For >0 order folios (mTHP and PMD THP), folio_zero_user() is called to
zero the folio again.  Fix it by calling folio_zero_user() only if
init_on_alloc is set.  All arch are impacted.

Add alloc_zeroed() helper to encapsulate the init_on_alloc check.

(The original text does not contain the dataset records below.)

class Engine:

    def __init__(self, device_id: int = 0):
        self.lib = load_library()
        if self.lib.pa_device_count() <= 0:
            raise EngineUnavailable("no HIP device visible: the padel_analytics_amd engine needs an AMD GPU (gfx950)")
        h = C.c_void_p()
        if self.lib.pa_engine_create(device_id, C.byref(h)) != 0:
            raise EngineUnavailable(self.lib.pa_last_error(None).decode())
        self.handle = h
        self.device_id = device_id

    def _check(self, rc: int):
        if rc != 0:
            raise EngineError(self.lib.pa_last_error(self.handle).decode())

    def synchronize(self):
        self._check(self.lib.pa_engine_synchronize(self.handle))

    def set_profiling(self, on: bool):
        self._check(self.lib.pa_engine_set_profiling(self.handle, 1 if on else 0))
        self.profiling = bool(on)

    def alloc(self, nbytes: int) -> DeviceBuffer:
        return DeviceBuffer(self, nbytes)

    def pin(self, arr: np.ndarray) -> None:
        assert arr.flags.c_contiguous
        self._check(self.lib.pa_host_register(self.handle, arr.ctypes.data, arr.nbytes))

    def unpin(self, arr: np.ndarray) -> None:
        self._check(self.lib.pa_host_unregister(self.handle, arr.ctypes.data))

    def yuv420_to_bgr(self, src, n: int, h: int, w: int, desc, dst: DeviceBuffer) -> None:
        if not isinstance(desc, pa_yuv_desc):
            desc = pa_yuv_desc(**{k: int(v) for k, v in desc.items()})
        on_dev = isinstance(src, DeviceBuffer)
        if on_dev:
            ptr, have = src.ptr, src.nbytes
        else:
            if not (isinstance(src, np.ndarray) and src.dtype == np.uint8 and src.ndim == 1 and src.flags.c_contiguous):
                raise TypeError("yuv420_to_bgr: src must be a contiguous 1-D uint8 array of raw bytes or a DeviceBuffer")
            ptr, have = src.ctypes.data, src.nbytes
        need = yuv_span_bytes(n, h, w, desc)
        if need is not None and have < need:
            raise EngineError(f"yuv420_to_bgr: {n} frames as described span {need} bytes, src holds {have}")
        if n >= 1 and h >= 1 and w >= 1 and dst.nbytes < n * h * w * 3:
            raise EngineError(f"yuv420_to_bgr: dst holds {dst.nbytes} bytes, {n} BGR frames need {n * h * w * 3}")
        self._check(self.lib.pa_yuv420_to_bgr(self.handle, ptr, int(on_dev), int(n), int(h), int(w), C.byref(desc), dst.ptr))

    def yuv_last_path(self) -> int:
        return int(self.lib.pa_yuv_last_path(self.handle))

    def render(self, src: DeviceBuffer, n: int, h: int, w: int, marks, first, dst: DeviceBuffer, out: int = RENDER_BGR, geom=None,
               enc=None) -> None:
        marks, first, geom, enc = _render_args(marks, first, geom, enc)
        if first.size != max(int(n), 0) + 1:
            raise EngineError(f"render: first has {first.size} entries, n + 1 = {int(n) + 1} are needed")
        if marks.size < int(first[-1]):
            raise EngineError(f"render: first[] announces {int(first[-1])} marks, marks holds {marks.size}")
        if n >= 1 and h >= 1 and w >= 1 and src.nbytes < n * h * w * 3:
            raise EngineError(f"render: src holds {src.nbytes} bytes, {n} BGR frames need {n * h * w * 3}")
        if out == RENDER_YUV420 and geom is not None:
            need = yuv_span_bytes(n, h, w, geom)
        else:
            need = n * h * w * 3 if (n >= 1 and h >= 1 and w >= 1) else None
        if need is not None and dst.nbytes < need:
            raise EngineError(f"render: {n} frames as described span {need} bytes, dst holds {dst.nbytes}")
        self._check(self.lib.pa_render(self.handle, src.ptr, int(n), int(h), int(w), marks.ctypes.data if marks.size else None,
                                       first.ctypes.data, int(out), C.byref(geom) if geom is not None else None,
                                       C.byref(enc) if enc is not None else None, dst.ptr))

    def render_last_path(self) -> int:
        return int(self.lib.pa_render_last_path(self.handle))

    def jpeg_encode(self, buffer: DeviceBuffer, n: int, h: int, w: int, desc, quality: int = 90, out: Optional[np.ndarray] = None):
        desc = _yuv_desc_arg(desc)
        need = yuv_span_bytes(n, h, w, desc)
        if need is not None and buffer.nbytes < need:
            raise EngineError(f"jpeg_encode: {n} frames as described span {need} bytes, the buffer holds {buffer.nbytes}")
        offsets = np.zeros(max(int(n), 0) + 1, np.int64)
        own = out is None
        if own:
            out = np.empty(max(int(n), 1) * (max(int(h), 1) * max(int(w), 1) // 4 + 4096), np.uint8)
        elif not (isinstance(out, np.ndarray) and out.dtype == np.uint8 and out.ndim == 1 and out.flags.c_contiguous):
            raise TypeError("jpeg_encode: out must be a contiguous 1-D uint8 array")
        for attempt in (0, 1):
            rc = self.lib.pa_jpeg_encode(self.handle, buffer.ptr, int(n), int(h), int(w), C.byref(desc), int(quality), out.ctypes.data,
                                         out.size, offsets.ctypes.data)
            if rc == 0:
                return out[:int(offsets[-1])], offsets
            needed = int(offsets[-1])
            if needed <= out.size or not own or attempt:
                err = EngineError(self.lib.pa_last_error(self.handle).decode())
                err.needed = needed if needed > out.size else None
                raise err
            out = np.empty(needed, np.uint8)

    def jpeg_decode(self, data, offsets, dst: DeviceBuffer, h: Optional[int] = None, w: Optional[int] = None) -> np.ndarray:
        data = np.frombuffer(data, np.uint8) if isinstance(data, (bytes, bytearray)) else data
        if not (isinstance(data, np.ndarray) and data.dtype == np.uint8 and data.ndim == 1 and data.flags.c_contiguous):
            raise TypeError("jpeg_decode: data must be bytes or a contiguous 1-D uint8 array")
        offsets = np.ascontiguousarray(offsets, np.int64)
        n = offsets.size - 1
        if n < 1 or offsets[0] < 0 or np.any(np.diff(offsets) < 0) or offsets[-1] > data.size:
            raise EngineError(f"jpeg_decode: offsets must be n + 1 >= 2 ascending positions inside the {data.size} bytes of data")
        if h is None or w is None:
            try:
                info = jpeg_parse(data[int(offsets[0]):int(offsets[1])].tobytes())
            except ValueError as e:
                raise EngineError(f"jpeg_decode: frame 0: {e}") from None
            h, w = info["h"], info["w"]
        h, w = int(h), int(w)
        if dst.nbytes < n * h * w * 3:
            raise EngineError(f"jpeg_decode: dst holds {dst.nbytes} bytes, {n} BGR frames of {w} x {h} need {n * h * w * 3}")
        status = np.zeros(n, np.int32)
        self._check(self.lib.pa_jpeg_decode(self.handle, data.ctypes.data, offsets.ctypes.data, n, h, w, dst.ptr, status.ctypes.data))
        return status

    def jpeg_decode_last_path(self) -> int:
        return int(self.lib.pa_jpeg_decode_last_path(self.handle))

    def jpeg_decode_last_times(self) -> dict:
        ms = (C.c_double * 5)()
        self._check(self.lib.pa_jpeg_decode_last_times(self.handle, ms))
        return dict(zip(("parse", "upload", "entropy", "idct", "colour"), (float(v) for v in ms)))

    def timer_start(self) -> None:
        self._check(self.lib.pa_engine_timer_start(self.handle))

    def timer_stop(self) -> float:
        ms = C.c_float(0.0)
        self._check(self.lib.pa_engine_timer_stop(self.handle, C.byref(ms)))
        return float(ms.value)

    def set_tuning(self, **kv):
        for k, v in kv.items():
            self._check(self.lib.pa_engine_set_tuning(self.handle, k.encode(), int(v)))
            if k == "timeline":
                self.timeline = bool(v)

    def comm_init(self, unique_id: bytes, nranks: int, rank: int):
        buf = C.create_string_buffer(bytes(unique_id), len(unique_id))
        self._check(self.lib.pa_engine_comm_init(self.handle, buf, len(unique_id), nranks, rank))
        self.nranks, self.rank = nranks, rank
        if nranks > 1:
            from . import dist as _dist
            _dist.use_engine_comm(self)

    def bcast_weights(self, model: "Model", root: int = 0):
        self._check(self.lib.pa_engine_bcast_weights(self.handle, model.handle, root))

    def bcast_weights_from(self, src: Optional["Model"], dst: "Model", root: int = 0):
        self._check(self.lib.pa_engine_bcast_weights_from(self.handle, src.handle if src is not None else None, dst.handle, root))

    def bcast(self, buf: DeviceBuffer, nbytes: int, root: int = 0):
        self._check(self.lib.pa_engine_bcast(self.handle, buf.ptr, nbytes, root))

    def gather_bytes(self, buf: np.ndarray, root: int = 0):
        buf = np.ascontiguousarray(buf, np.uint8).reshape(-1)
        n = max(getattr(self, "nranks", 1), 1)
        me = getattr(self, "rank", 0)
        sizes = (C.c_uint64 * n)()
        self._check(self.lib.pa_engine_gather_sizes(self.handle, int(buf.size), sizes))
        total = int(sum(sizes))
        recv = np.empty(max(total, 1), np.uint8) if me == root else None
        self._check(self.lib.pa_engine_gather(self.handle, buf.ctypes.data if buf.size else None, int(buf.size),
                                              recv.ctypes.data if recv is not None else None, total if recv is not None else 0, sizes, root))
        if me != root:
            return None
        out, off = [], 0
        for k in range(n):
            out.append(recv[off:off + int(sizes[k])])
            off += int(sizes[k])
        return out

    def allreduce_max(self, value: float) -> float:
        v = C.c_double(value)
        self._check(self.lib.pa_engine_allreduce_max(self.handle, C.byref(v)))
        return v.value

    def close(self):
        if self.handle:
            from . import dist as _dist
            if _dist._comm_engine is self:
                _dist.use_engine_comm(None)
            self.lib.pa_engine_destroy(self.handle)
            self.handle = None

[ziy@nvidia.com: comment fixes, per David]
  Link: https://lkml.kernel.org/r/97DB52E1-C594-49B5-9736-89AC302FAB01@nvidia.com
Link: https://lkml.kernel.org/r/20241011150304.709590-1-ziy@nvidia.com
Signed-off-by: Zi Yan <ziy@nvidia.com>
Acked-by: Vlastimil Babka <vbabka@suse.cz>
Acked-by: David Hildenbrand <david@redhat.com>
Cc: Alexander Potapenko <glider@google.com>
Cc: "Huang, Ying" <ying.huang@intel.com>
Cc: John Hubbard <jhubbard@nvidia.com>
Cc: Kees Cook <keescook@chromium.org>
Cc: Kefeng Wang <wangkefeng.wang@huawei.com>
Cc: Matthew Wilcox <willy@infradead.org>
Cc: Miaohe Lin <linmiaohe@huawei.com>
Cc: Ryan Roberts <ryan.roberts@arm.com>
Signed-off-by: Andrew Morton <akpm@linux-foundation.org>
---
 mm/huge_memory.c |  8 +++++++-
 mm/internal.h    |  6 ++++++
 mm/memory.c      | 10 +++++++++-
 3 files changed, 22 insertions(+), 2 deletions(-)

(limited to 'mm')

diff --git a/mm/huge_memory.c b/mm/huge_memory.c
index 387c046a389e..73194aa0544c 100644
--- a/mm/huge_memory.c
+++ b/mm/huge_memory.c
@@ -1162,7 +1162,13 @@ static struct folio *vma_alloc_anon_folio_pmd(struct vm_area_struct *vma,
 	}
 	folio_throttle_swaprate(folio, gfp);
 
-	folio_zero_user(folio, addr);
+       /*
+	* When a folio is not zeroed during allocation (__GFP_ZERO not used),
+	* folio_zero_user() is used to make sure that the page corresponding
+	* to the faulting address will be hot in the cache after zeroing.
+	*/
+	if (!alloc_zeroed())
+		folio_zero_user(folio, addr);
 	/*
 	 * The memory barrier inside __folio_mark_uptodate makes sure that
 	 * folio_zero_user writes become visible before the set_pmd_at()
diff --git a/mm/internal.h b/mm/internal.h
index fc2f523258a3..c743c2b21dba 100644
--- a/mm/internal.h
+++ b/mm/internal.h
@@ -1276,6 +1276,12 @@ void touch_pud(struct vm_area_struct *vma, unsigned long addr,
 void touch_pmd(struct vm_area_struct *vma, unsigned long addr,
 	       pmd_t *pmd, bool write);
 
+static inline bool alloc_zeroed(void)
+{
+	return static_branch_maybe(CONFIG_INIT_ON_ALLOC_DEFAULT_ON,
+			&init_on_alloc);
+}
+
 enum {
 	/* mark page accessed */
 	FOLL_TOUCH = 1 << 16,
diff --git a/mm/memory.c b/mm/memory.c
index c51bc45a7009..68e57b33363b 100644
--- a/mm/memory.c
+++ b/mm/memory.c
@@ -4719,7 +4719,15 @@ static struct folio *alloc_anon_folio(struct vm_fault *vmf)
 				goto next;
 			}
 			folio_throttle_swaprate(folio, gfp);
-			folio_zero_user(folio, vmf->address);
+			/*
+			 * When a folio is not zeroed during allocation
+			 * (__GFP_ZERO not used), folio_zero_user() is used
+			 * to make sure that the page corresponding to the
+			 * faulting address will be hot in the cache after
+			 * zeroing.
+			 */
+			if (!alloc_zeroed())
+				folio_zero_user(folio, vmf->address);
 			return folio;
 		}
 next:
-- 
cgit v1.2.3